S2DS – 3 weeks

, , Leave a comment

I’m three weeks (out of five) in the S2DS course and it already feels like we haven’t done anything and will not have enough time. Truth is, we’ve been super busy, working more than full time on the project. Thankfully – although we didn’t think it was a good thing at first – we have a mid-project presentation on Tuesday, which forced us to sit back and reflect. What have we done? What is our plan? Well, we actually have done a lot and we still have a lot of options. We are also in a much better position to advise our company what we can do, what we need and what we can’t do just yet.
For one thing, we’ve finally understood the structure of the NGO, and the data. I recently read again the description of the data and realised that almost everything was there. But during the first week, it was just impossible to understand it, as too many things were new: the team, the data, and the NGO. But now we know much better what we have in our hands, and I’m glad to be working for an NGO as I understand better the complexity and specificity of their functioning. And data is mostly clean! It took so long to do it; the data was such a mess (hello email address stored with phones, O instead of 0, inconsistent data split across many sheet..). The trouble is, making a machine reading what has been stored to be read by a human is not straightforward. Many old companies and charities have legacy databases that have been imported into very compliant databases. That’s were our cleaning began.
Then obviously the data is not stored as we need it. Not just for the analysis, but also to understand what we can do. For too long during this project we’ve looked at the mess of data we had without being able to question it. But now we’re ready and still have time to see what we can do!

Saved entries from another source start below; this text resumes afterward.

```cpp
int cgs_bn_fold(const float* gamma, const float* beta, const float* moving_mean, const float* moving_var,
                float eps, float* a, float* b, int C, void* stream);
int cgs_affine_relu_fwd(const float* x, const float* a, const float* b, float* y, int M, int C, void* stream);
int cgs_affine_relu_bwd(const float* dy, const float* y, const float* a, float* dx, int M, int C, void* stream);
int cgs_affine_fwd(const float* x, const float* a, const float* b, float* y, int M, int C, void* stream);
int cgs_affine_bwd(const float* dy, const float* a, float* dx, int M, int C, void* stream);
int cgs_lrelu_fwd(const float* x, float leak, float* y, size_t n, void* stream);
int cgs_lrelu_bwd(const float* dy, const float* y, float leak, float* dx, size_t n, void* stream);
int cgs_tanh_fwd(const float* x, float* y, size_t n, void* stream);
int cgs_tanh_bwd(const float* dy, const float* y, float* dx, size_t n, void* stream);

int cgs_bce_ones_grad_rowmean(const float* logits, float* dlogits, float* logit_mean, int B, int P, void* stream);

int cgs_bce_ones_fwd(const float* logits, float* loss, size_t n, void* stream);
int cgs_bce_ones_bwd(const float* dloss, const float* logits, float* dlogits, size_t n, void* stream);
int cgs_sigmoid_rowmean(const float* logits, float* sigmoids, int B, int P, void* stream);
int cgs_clip(const float* x, float vmin, float vmax, float* y, size_t n, void* stream);

int cgs_refine_update(float* theta, float* m, const float* g, float rate, float alpha, int first,
                      int use_clip, float vmin, float vmax, size_t n, void* stream);
int cgs_refine_select(const float* theta, const float* logit, const int32_t* forced, int step_index,
                      float* best_theta, float* best_logit, float* best_step, int B, int F, void* stream);
int cgs_refine_select2(const float* rows, float* best_rows, int Frows, const float* theta, float* best_theta, int F, const float* logit,
                       const int32_t* forced, int step_index, float* best_logit, float* best_step, int* tickets, int B, void* stream);
int cgs_refine_select_rows(const float* src, const float* logit, const int32_t* forced, int step_index, float* dst,
                           const float* best_logit, int B, int F, void* stream);

int cgs_mlp2d_sigmoid_saliency(const float* const* w, const float* const* b, int nlayers, int nhidden, const float* x,
                               float* sigmoid, float* saliency, int B, float inv_batch, void* stream);
int cgs_refine2d(const float* const* w, const float* const* b, int nlayers, int nhidden, const float* x,
                 float real_sigmoid_mean, float inv_batch, int steps, float rate, int method,
                 float* best_x, float* best_step, float* traj, int B, void* stream);
// ... 43 lines not shown
```

Baseline: 6434 samples/s.

## Fuse final linear backward into the norm-lrelu backward under the discriminator head

When a single-output linear head sits directly on a batch/instance norm + leaky-ReLU stage, the head's backward is skipped and the norm backward rebuilds dy on the fly as dlogit[b]*w[p,c] inside its partial-reduction and apply kernels. This removes the materialised dy tensor write and read plus a separate linear backward launch. It also removes the size cap on precomputed backward norm statistics, so those links apply to larger layers too. In exchange it adds coupling between stages and new kernels with extra index arithmetic.

```diff
diff --git a/collaborative-gan-sampling_amd/csrc/bn.hip b/collaborative-gan-sampling_amd/csrc/bn.hip
--- a/collaborative-gan-sampling_amd/csrc/bn.hip
+++ b/collaborative-gan-sampling_amd/csrc/bn.hip
@@ -771,3 +771,150 @@
     CGS_CHECK_LAUNCH("instnorm_lrelu_bwd_data");
     return CGS_OK;
 }
+
+__device__ __forceinline__ float4 ul_dy4(float dl, const float4 w) {
+#pragma clang fp contract(off)
+    return make_float4(dl * w.x, dl * w.y, dl * w.z, dl * w.w);
+}
+
+__global__ __launch_bounds__(256) void bn_partial_ul_kernel(const float* __restrict__ x, const float* __restrict__ dl, const float* __restrict__ w,
+                                                            const float* __restrict__ mean_p, const float* __restrict__ invstd_p ,
+                                                            const float* __restrict__ gamma, const float* __restrict__ beta,
+                                                            float leak, float* __restrict__ part, int M, int C, int HW,
+                                                            int rows_per_block) {
+    __shared__ float4 red[2][256];
+    x += (size_t)blockIdx.y * M * C;
+    dl += (size_t)blockIdx.y * (M / HW);
+    mean_p += (size_t)blockIdx.y * C; invstd_p += (size_t)blockIdx.y * C;
+    part += (size_t)blockIdx.y * gridDim.x * 2 * C;
+    const int tid = threadIdx.x;
+    const int r0 = blockIdx.x * rows_per_block;
+    const int r1 = min(M, r0 + rows_per_block);
+    const int CQ = C >> 2;
+    int tpr = 1;
+    while (tpr * 2 <= CQ && tpr * 2 <= 256) tpr *= 2;
+    const int rg = tid / tpr, RG = 256 / tpr, tc = tid - rg * tpr;
+    const int step_b = RG / HW, step_p = RG - step_b * HW;
+    for (int q0 = 0; q0 < CQ; q0 += tpr) {
+        const int cq = q0 + tc;
+        float4 sa = make_float4(0.f, 0.f, 0.f, 0.f), sb = sa;
+        if (cq < CQ) {
+            float4 mean, invstd, scale, shift;
+            bn_affine4(mean_p, invstd_p, gamma, beta, 4 * cq, mean, invstd, scale, shift);
+            int b = (r0 + rg) / HW, p = (r0 + rg) - b * HW;
+            for (int r = r0 + rg; r < r1; r += RG) {
+                const float4 xv = ((const float4*)(x + (size_t)r * C))[cq];
+                const float4 dv = ul_dy4(dl[b], ((const float4*)(w + (size_t)p * C))[cq]);
+#define P1(f)                                                                   \
+                {                                                               \
+                    const float u = fmaf(xv.f, scale.f, shift.f);               \
+                    const float d = dv.f * (u > 0.f ? 1.f : leak);              \
+                    sa.f += d; sb.f = fmaf(d, (xv.f - mean.f) * invstd.f, sb.f); \
+                }
+                P1(x) P1(y) P1(z) P1(w)
+#undef P1
+                b += step_b; p += step_p;
+                if (p >= HW) { p -= HW; ++b; }
+            }
+        }
+        red[0][tid] = sa; red[1][tid] = sb;
+        __syncthreads();
+        if (rg == 0 && cq < CQ) {
+            float4 ta = make_float4(0.f, 0.f, 0.f, 0.f), tb = ta;
+            for (int gq = 0; gq < RG; ++gq) {
+                const float4 a = red[0][gq * tpr + tc], b = red[1][gq * tpr + tc];
+                ta.x += a.x; ta.y += a.y; ta.z += a.z; ta.w += a.w;
+                tb.x += b.x; tb.y += b.y; tb.z += b.z; tb.w += b.w;
+            }
+            ((float4*)(part + ((size_t)blockIdx.x * 2 + 0) * C))[cq] = ta;
+            ((float4*)(part + ((size_t)blockIdx.x * 2 + 1) * C))[cq] = tb;
+        }
+        __syncthreads();
+    }
+}
+
+#define BWD1(f)                                                       \
+        {                                                             \
+            const float u = fmaf(xv.f, sc.f, sh.f);                   \
+            const float d = dv.f * (u > 0.f ? 1.f : leak);            \
+            const float xh = (xv.f - mean.f) * inv.f;                 \
+            o.f = sc.f * (d - m1.f - xh * m2.f);                      \
+        }
+__global__ __launch_bounds__(256) void bn_apply_bwd_ul_kernel(const float* __restrict__ dl, const float* __restrict__ w, const float* __restrict__ x,
+                                                              const float* __restrict__ mean0, const float* __restrict__ invstd0,
+                                                              const float* __restrict__ gamma, const float* __restrict__ beta,
+                                                              const float* __restrict__ stat20,
+                                                              float leak, float* __restrict__ dx, size_t n4, int C, size_t group_n4, size_t K4) {
+    const size_t stride = (size_t)gridDim.x * blockDim.x;
+    size_t i = (size_t)blockIdx.x * blockDim.x + threadIdx.x;
+    if (i >= n4) return;
+    if (((stride * 4) % (size_t)C) == 0) {
+        const int c = (int)((i * 4) % C);
+        size_t grp = i / group_n4, grp_end = (grp + 1) * group_n4;
+        size_t b = i / K4, k4 = i - b * K4;
+        const size_t step_b = stride / K4, step_k = stride - step_b * K4;
+        float4 mean, inv, sc, sh, m1, m2;
+        bn_affine4(mean0 + grp * C, invstd0 + grp * C, gamma, beta, c, mean, inv, sc, sh);
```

What have I learned so far?

Our projet so far has mainly consisted of data cleaning, data sourcing, database handling, and data propping. Others in the group are currently doing some natural language processing, or spatial analysis.

Data sourcing

I’ve managed to source data from a Facebook page (using their API), Twitter (with twitter search API and Twitter API), and a forum (using scrapy).
Interestingly, a Facebook page has the same structure than a forum: multiple posts, each of them having comments; a bit like a tree. At first I found it hard to get the hang of the step order and loops to walk through each post, its comments, and going to the next post. At some point I was reopening the file storing comments and erasing all data in! Anyway, I managed something mostly satisfactory and hope to have learned for next time.
With Twitter I learned a lot about ‘waiting’ since we cannot scrape that much data.. it took my computer 2 days to scrape 50k followers.
With the forum, I sharpened again my xpath skills, which is really good to be able to extract info from structured pages such as html and xml documents.
I’m also becoming a master at using command lines to merge CSV files, merge Excel sheets into one, and generally mess things around. The day I sent a file into a non-existing folder is way behind me (what happened to that file? it went into nothingness apparently..)

Data cleaning

We had data of different formats, especially text, but also dates and phone numbers. Some dates were not entered in a recognised format so we had to transform it: e.g. 20061203.0 for 3rd March 2006. I managed to clean it out so pandas could read it as a date. The phone numbers were largely unconsistent, not just because some used a space, a dash, or dots, but also the country code as +44, +44 (0), or 0044. Worst was “Lancs 12345” to indicate Lancashire prefix followed with 12345. huh. Serioulously. Many were stored this way.

Database handling

So far I had mainly used MySQL to stored data and iteract with it in PHP and SQL. This time we used sqlite, and we query it from python. That’s really handy, since we have 2Gb csv files. We also used draw.io to draw the database structure in a collaborative way.
Now that the data is mostly clean, we can finally query it!